→ WORK REQUIRED
Every line of the listing that contains the word "inst" is to be copied out.

○ ○ ○ ○

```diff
+      }
+      {
+        const uint16_t *Dh = Db + (s & 1) * 2 * TP * 32, *Dl = Dh + TP * 32;
+        const f16x8 ah = s < KA ? wah[s < KA ? s : 0] : w2h[s < KA ? 0 : s - KA];
+        const f16x8 al = s < KA ? wal[s < KA ? s : 0] : w2l[s < KA ? 0 : s - KA];
+#pragma unroll
+        for (int i = 0; i < NPB; ++i) {
+          const int o = swz((pb0 + i) * 16 + col, g);
+          const f16x8 bh = *reinterpret_cast<const f16x8 *>(Dh + o);
+          const f16x8 bl = *reinterpret_cast<const f16x8 *>(Dl + o);
+          am[i] = __builtin_amdgcn_mfma_f32_16x16x32_f16(ah, bh, am[i], 0, 0, 0);
+          ac[i] = __builtin_amdgcn_mfma_f32_16x16x32_f16(ah, bl, ac[i], 0, 0, 0);
+          ac[i] = __builtin_amdgcn_mfma_f32_16x16x32_f16(al, bh, ac[i], 0, 0, 0);
+          if ((i & 3) == 3) sched_fence();
+        }
+      }
+      if (ADAPT && s == KA - 1) {
+        const f32x4 bav = *reinterpret_cast<const f32x4 *>(Lba + n);
+#pragma unroll
+        for (int i = 0; i < NPB; ++i) {
+#pragma unroll
+          for (int e = 0; e < 4; ++e) idn[i][e] = (am[i][e] + ac[i][e] * kLoInv) + bav[e];
+          am[i] = f32x4{0.f, 0.f, 0.f, 0.f};
+          ac[i] = f32x4{0.f, 0.f, 0.f, 0.f};
+        }
+      }
+      if (s == NS - 1) {
+        const f32x4 b2v = *reinterpret_cast<const f32x4 *>(Lb2 + n);
+#pragma unroll
+        for (int i = 0; i < NPB; ++i) {
+          const int yy = y0 + pb0 + i, xx = x0 + col;
+          const bool ok = yy < p.H && xx < p.W;
+          f32x4 v;
+#pragma unroll
+          for (int e = 0; e < 4; ++e) v[e] = idn[i][e] + ((am[i][e] + ac[i][e] * kLoInv) + b2v[e]);
+          __builtin_amdgcn_raw_buffer_store_b128(__builtin_bit_cast(u32x4_t, v), yr,
+                                                 ok ? ((yy * p.W + xx) * p.ycs + n) * 4 : kOob, 0, 0);
+          am[i] = f32x4{0.f, 0.f, 0.f, 0.f};
+          ac[i] = f32x4{0.f, 0.f, 0.f, 0.f};
+        }
+      }
+    }
+    y0 = ny0;
+    x0 = nx0;
+  }
+}
+
+DCVC_OPTION("dctail", g_enable, 1);
+
+template <int C, int CX, int COUT, bool ADAPT>
+int run_tail(TailP p, hipStream_t st) {
+  constexpr size_t lds = tail_lds<C, CX, COUT, ADAPT>();
+  static_assert(lds <= 160 * 1024, "LDS of a CU");
+  const int cus = dcvc_cu_count();
+  if (cus <= 0) return DCVC_HIP_ELAUNCH;
+  const int G = p.ntile < cus ? p.ntile : cus;
+  auto kern = sdct_kernel<C, CX, COUT, ADAPT>;
+  dcvc_note_kernel("sdct_kernel<%d, %d, %d, %s>@%lld", C, CX, COUT, bname(ADAPT), (long long)G * kNT);
+  dcvc_ensure_lds(reinterpret_cast<const void *>(kern), 160 * 1024);
+  hipLaunchKernelGGL(kern, dim3((unsigned)G), dim3(kNT), lds, st, p);
+  DCVC_LAUNCH_CHECK();
+  return DCVC_HIP_OK;
+}
+
+}
+
+extern "C" int dcvc_internal_dctail(const dcvc_dwc_args *a, void *stream) {
+  if (!g_enable) return DCVC_HIP_EUNSUPPORTED;
+  const int c = a->c, cx = a->cx, cout = a->cout;
+  const bool adapt = a->wa != nullptr;
+  const bool inst = (c == 128 && cx == 128 && cout == 64 && adapt) || (c == 64 && cx == 64 && cout == 128 && adapt) ||
+                    (c == 128 && cx == 128 && cout == 128 && !adapt);
+  if (!inst) return DCVC_HIP_EUNSUPPORTED;
+  if (!f32_pieces_ok(a->t, 4) || !f32_pieces_ok(a->r, 4) || !f32_pieces_ok(a->y, 4)) return DCVC_HIP_EUNSUPPORTED;
+  auto al16 = [](const void *q) { return (uintptr_t)q % 16 == 0; };
+  if (!al16(a->w9) || !al16(a->bdw) || !al16(a->b2) || !al16(a->w2) || (adapt && (!al16(a->wa) || !al16(a->ba))))
+    return DCVC_HIP_EUNSUPPORTED;
+  const int64_t npix = (int64_t)a->t.H * a->t.W;
+  if (npix <= 0) return DCVC_HIP_OK;
+  auto bytes = [&](const dcvc_tensor &v) { return (npix * v.cstride - v.coff) * 4; };
+  if (bytes(a->t) > 0x7fff0000 || bytes(a->r) > 0x7fff0000 || bytes(a->y) > 0x7fff0000) return DCVC_HIP_EUNSUPPORTED;
+  TailP p{};
+  p.ovf = dcvc_internal_split_flag();
+  p.t = reinterpret_cast<const float *>(a->t.ptr);
+  p.H = a->t.H;
+  p.W = a->t.W;
+  p.tcs = a->t.cstride;
+  p.tco = a->t.coff;
+  p.tbytes = (int)bytes(a->t);
+  p.x = reinterpret_cast<const float *>(a->r.ptr);
+  p.xcs = a->r.cstride;
+  p.xco = a->r.coff;
+  p.xbytes = (int)bytes(a->r);
+  p.y = reinterpret_cast<float *>(a->y.ptr);
+  p.ycs = a->y.cstride;
+  p.yco = a->y.coff;
+  p.ybytes = (int)bytes(a->y);
+  p.w9 = a->w9;
+  p.bdw = a->bdw;
+  p.b2 = a->b2;
+  p.ba = a->ba;
+  p.w2 = reinterpret_cast<const uint16_t *>(a->w2);
+  p.wa = reinterpret_cast<const uint16_t *>(a->wa);
+  p.txt = (a->t.W + TW - 1) / TW;
+  p.ntile = p.txt * ((a->t.H + TH - 1) / TH);
+  hipStream_t st = reinterpret_cast<hipStream_t>(stream);
+  if (c == 128 && cout == 64) return run_tail<128, 128, 64, true>(p, st);
+  if (c == 64) return run_tail<64, 64, 128, true>(p, st);
+  return run_tail<128, 128, 128, false>(p, st);
+}
diff --git a/dcvc_amd/csrc/hip/slffn.hip b/dcvc_amd/csrc/hip/slffn.hip
--- a/dcvc_amd/csrc/hip/slffn.hip
+++ b/dcvc_amd/csrc/hip/slffn.hip
@@ -448,9 +448,20 @@
   return n;
 }
 
+extern "C" int dcvc_internal_dctail(const dcvc_dwc_args *a, void *stream);
+
 extern "C" int dcvc_dw_conv2_split(const dcvc_dwc_args *a, void *stream) {
   if (!a || !a->t.ptr || !a->r.ptr || !a->y.ptr || !a->w9 || !a->bdw || !a->w2 || !a->b2) return DCVC_HIP_EINVAL;
   const int c = a->c;
+  if (a->cx || a->cout) {
+    if (a->cx <= 0 || a->cout <= 0 || (a->wa != nullptr) != (a->ba != nullptr)) return DCVC_HIP_EINVAL;
+    if (!a->wa && (a->cx != c || a->cout != c)) return DCVC_HIP_EINVAL;
+    if (a->t.dtype != DCVC_F32 || a->r.dtype != DCVC_F32 || a->y.dtype != DCVC_F32 || a->t.C != c ||
+        a->r.C != a->cx || a->y.C != a->cout || a->t.H != a->y.H || a->t.W != a->y.W || a->r.H != a->y.H ||
+        a->r.W != a->y.W)
+      return DCVC_HIP_EINVAL;
+    return dcvc_internal_dctail(a, stream);
+  }
   if (a->t.dtype != DCVC_F32 || a->r.dtype != DCVC_F32 || a->y.dtype != DCVC_F32 || a->t.C != c || a->r.C != c ||
       a->y.C != c || a->t.H != a->y.H || a->t.W != a->y.W || a->r.H != a->y.H || a->r.W != a->y.W)
     return DCVC_HIP_EINVAL;
diff --git a/dcvc_amd/hip.py b/dcvc_amd/hip.py
--- a/dcvc_amd/hip.py
+++ b/dcvc_amd/hip.py
@@ -58,7 +58,8 @@
 
 class CDwcArgs(ctypes.Structure):
     _fields_ = [("t", CTensor), ("r", CTensor), ("y", CTensor), ("c", ctypes.c_int), ("w9", ctypes.c_void_p),
-                ("bdw", ctypes.c_void_p), ("w2", ctypes.c_void_p), ("b2", ctypes.c_void_p)]
+                ("bdw", ctypes.c_void_p), ("w2", ctypes.c_void_p), ("b2", ctypes.c_void_p),
+                ("cx", ctypes.c_int), ("cout", ctypes.c_int), ("wa", ctypes.c_void_p), ("ba", ctypes.c_void_p)]
 
 
 _T = CTensor
@@ -483,6 +484,47 @@
     return y
 
 
+class DcTailW:
+
+    def __init__(self, w9c, bdw, w2, b2, wa=None, ba=None, device=None):
+        f = lambda w: w.detach().float().cpu().reshape(w.shape[0], -1).contiguous().numpy()
+        w2n = f(w2)
+        self.cout, self.c = (int(s) for s in w2n.shape)
+        dev = _device(device)
+        self.w2 = _pack(lib().dcvc_frag_pack_weights, w2n, self.cout, self.c, device=dev)
+        g = lambda t: t.detach().float().contiguous().to(dev)
+        self.w9c, self.bdw, self.b2 = g(w9c), g(bdw), g(b2)
+        self.cx, self.wa, self.ba = self.c, None, None
+        if wa is not None:
+            wan = f(wa)
+            self.cx = int(wan.shape[1])
+            self.wa = _pack(lib().dcvc_frag_pack_weights, wan, self.cout, self.cx, device=dev)
+            self.ba = g(ba)
+
+
+def dc_tail_split(tw, t, x, y=None):
+    if y is None:
+        y = empty(t.H, t.W, tw.cout, F32, t.buf.device)
+    a = CDwcArgs()
+    a.t, a.r, a.y, a.c, a.cx, a.cout = t.c(), x.c(), y.c(), tw.c, tw.cx, tw.cout
+    a.w9, a.bdw, a.w2, a.b2 = tw.w9c.data_ptr(), tw.bdw.data_ptr(), tw.w2.data_ptr(), tw.b2.data_ptr()
+    if tw.wa is not None:
+        a.wa, a.ba = tw.wa.data_ptr(), tw.ba.data_ptr()
+    e0 = _t0()
+    rc = lib().dcvc_dw_conv2_split(ctypes.byref(a), stream())
+    if rc == UNSUPPORTED:
+        return None
+    check(rc, "dc_tail_split")
+    if e0 is not None:
+        n = t.H * t.W
+        kname = lib().dcvc_last_kernel().decode()
+        nw = tw.w2.numel() + (tw.wa.numel() if tw.wa is not None else 0)
+        fl = 2 * n * (9 * tw.c + tw.c * tw.cout + (tw.cx * tw.cout if tw.wa is not None else 0))
+        _t1(e0, kname.split("<")[0], fl, n * (tw.c + tw.cx + tw.cout) * 4 + nw * 2,
+            f"{kname} | dctail {tw.c}+{tw.cx}->{tw.cout} {t.H}x{t.W} f16x3")
+    return y
+
+
 def depth_conv_split(dw, x, y=None, slope=0.01):
     if y is None:
         y = empty(x.H, x.W, dw.cout, F32, x.buf.device)
diff --git a/dcvc_amd/layers.py b/dcvc_amd/layers.py
--- a/dcvc_amd/layers.py
+++ b/dcvc_amd/layers.py
@@ -9,6 +9,7 @@
 FUSE_DC = True
 DW128 = True
 SDC_SHAPES = {(64, 48, True), (48, 32, True), (32, 64, True), (64, 64, False), (48, 48, False), (32, 32, False)}
+SDCT_SHAPES = {(128, 64, True), (64, 128, True), (128, 128, False)}
 
 
 class Precision:
@@ -244,6 +245,12 @@
         if (FUSE_DC and self.conv1.compute == F16X3 and self.adaptor is None and self.conv1.cin == self.conv2.cout
                 and ((latent and self.conv2.cin in (192, 384)) or (DW128 and not latent and self.conv2.cin == 128))):
             self.dwc = K.DwcW(self.dw[0], self.dw[1], sd[d + ".conv2.weight"], sd[d + ".conv2.bias"], ctx.dev)
+        self.dct = None
+        if (FUSE_DC and self.conv1.compute == F16X3 and not latent and
+                (self.conv1.cin, self.conv2.cout, self.adaptor is not None) in SDCT_SHAPES):
+            self.dct = K.DcTailW(self.dw[0], self.dw[1], sd[d + ".conv2.weight"], sd[d + ".conv2.bias"],
+                                 sd[d + ".adaptor.weight"] if self.adaptor is not None else None,
+                                 sd[d + ".adaptor.bias"] if self.adaptor is not None else None, ctx.dev)
         self.ffn = None
         if (FUSE_FFN and not gated and self.ffn2.compute == F16X3 and self.cout in (32, 48, 64, 128, 192, 384)
                 and self.ffn1.cout % (64 if self.cout != 128 else 32) == 0):
@@ -263,14 +270,12 @@
         dc = None
         if self.dcw is not None:
             dc = K.depth_conv_split(self.dcw, x, slope=self.slope_dc)
-        if dc is not None:
-            pass
-        elif self.adaptor is not None:
-            idn = K.conv(self.adaptor, x, out_dtype=dt)
-        else:
-            idn = cast(x, dt)
         if dc is None:
             t = K.conv(self.conv1, x, out_dtype=dt, act=ACT_LRELU, slope=self.slope_dc)
+            if self.dct is not None and dt == F32 and x.dtype == F32:
+                dc = K.dc_tail_split(self.dct, t, x)
+        if dc is None:
+            idn = K.conv(self.adaptor, x, out_dtype=dt) if self.adaptor is not None else cast(x, dt)
             if self.dwc is not None:
                 dc = K.dw_conv2_split(self.dwc, t, idn)
             if dc is None:
diff --git a/include/dcvc_hip.h b/include/dcvc_hip.h
--- a/include/dcvc_hip.h
+++ b/include/dcvc_hip.h
@@ -93,6 +93,9 @@
   const float *w9, *bdw;
   const void *w2;
   const float *b2;
+  int cx, cout;
+  const void *wa;
+  const float *ba;
 } dcvc_dwc_args;
 int64_t dcvc_frag_pack_weights(const float *w, int rows, int k, void *out);
 int dcvc_dw_conv2_split(const dcvc_dwc_args *a, void *stream);
```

○ ○ ○ ○

→ ANSWER FOR THIS EXERCISE
+  const bool inst = (c == 128 && cx == 128 && cout == 64 && adapt) || (c == 64 && cx == 64 && cout == 128 && adapt) ||
+  if (!inst) return DCVC_HIP_EUNSUPPORTED;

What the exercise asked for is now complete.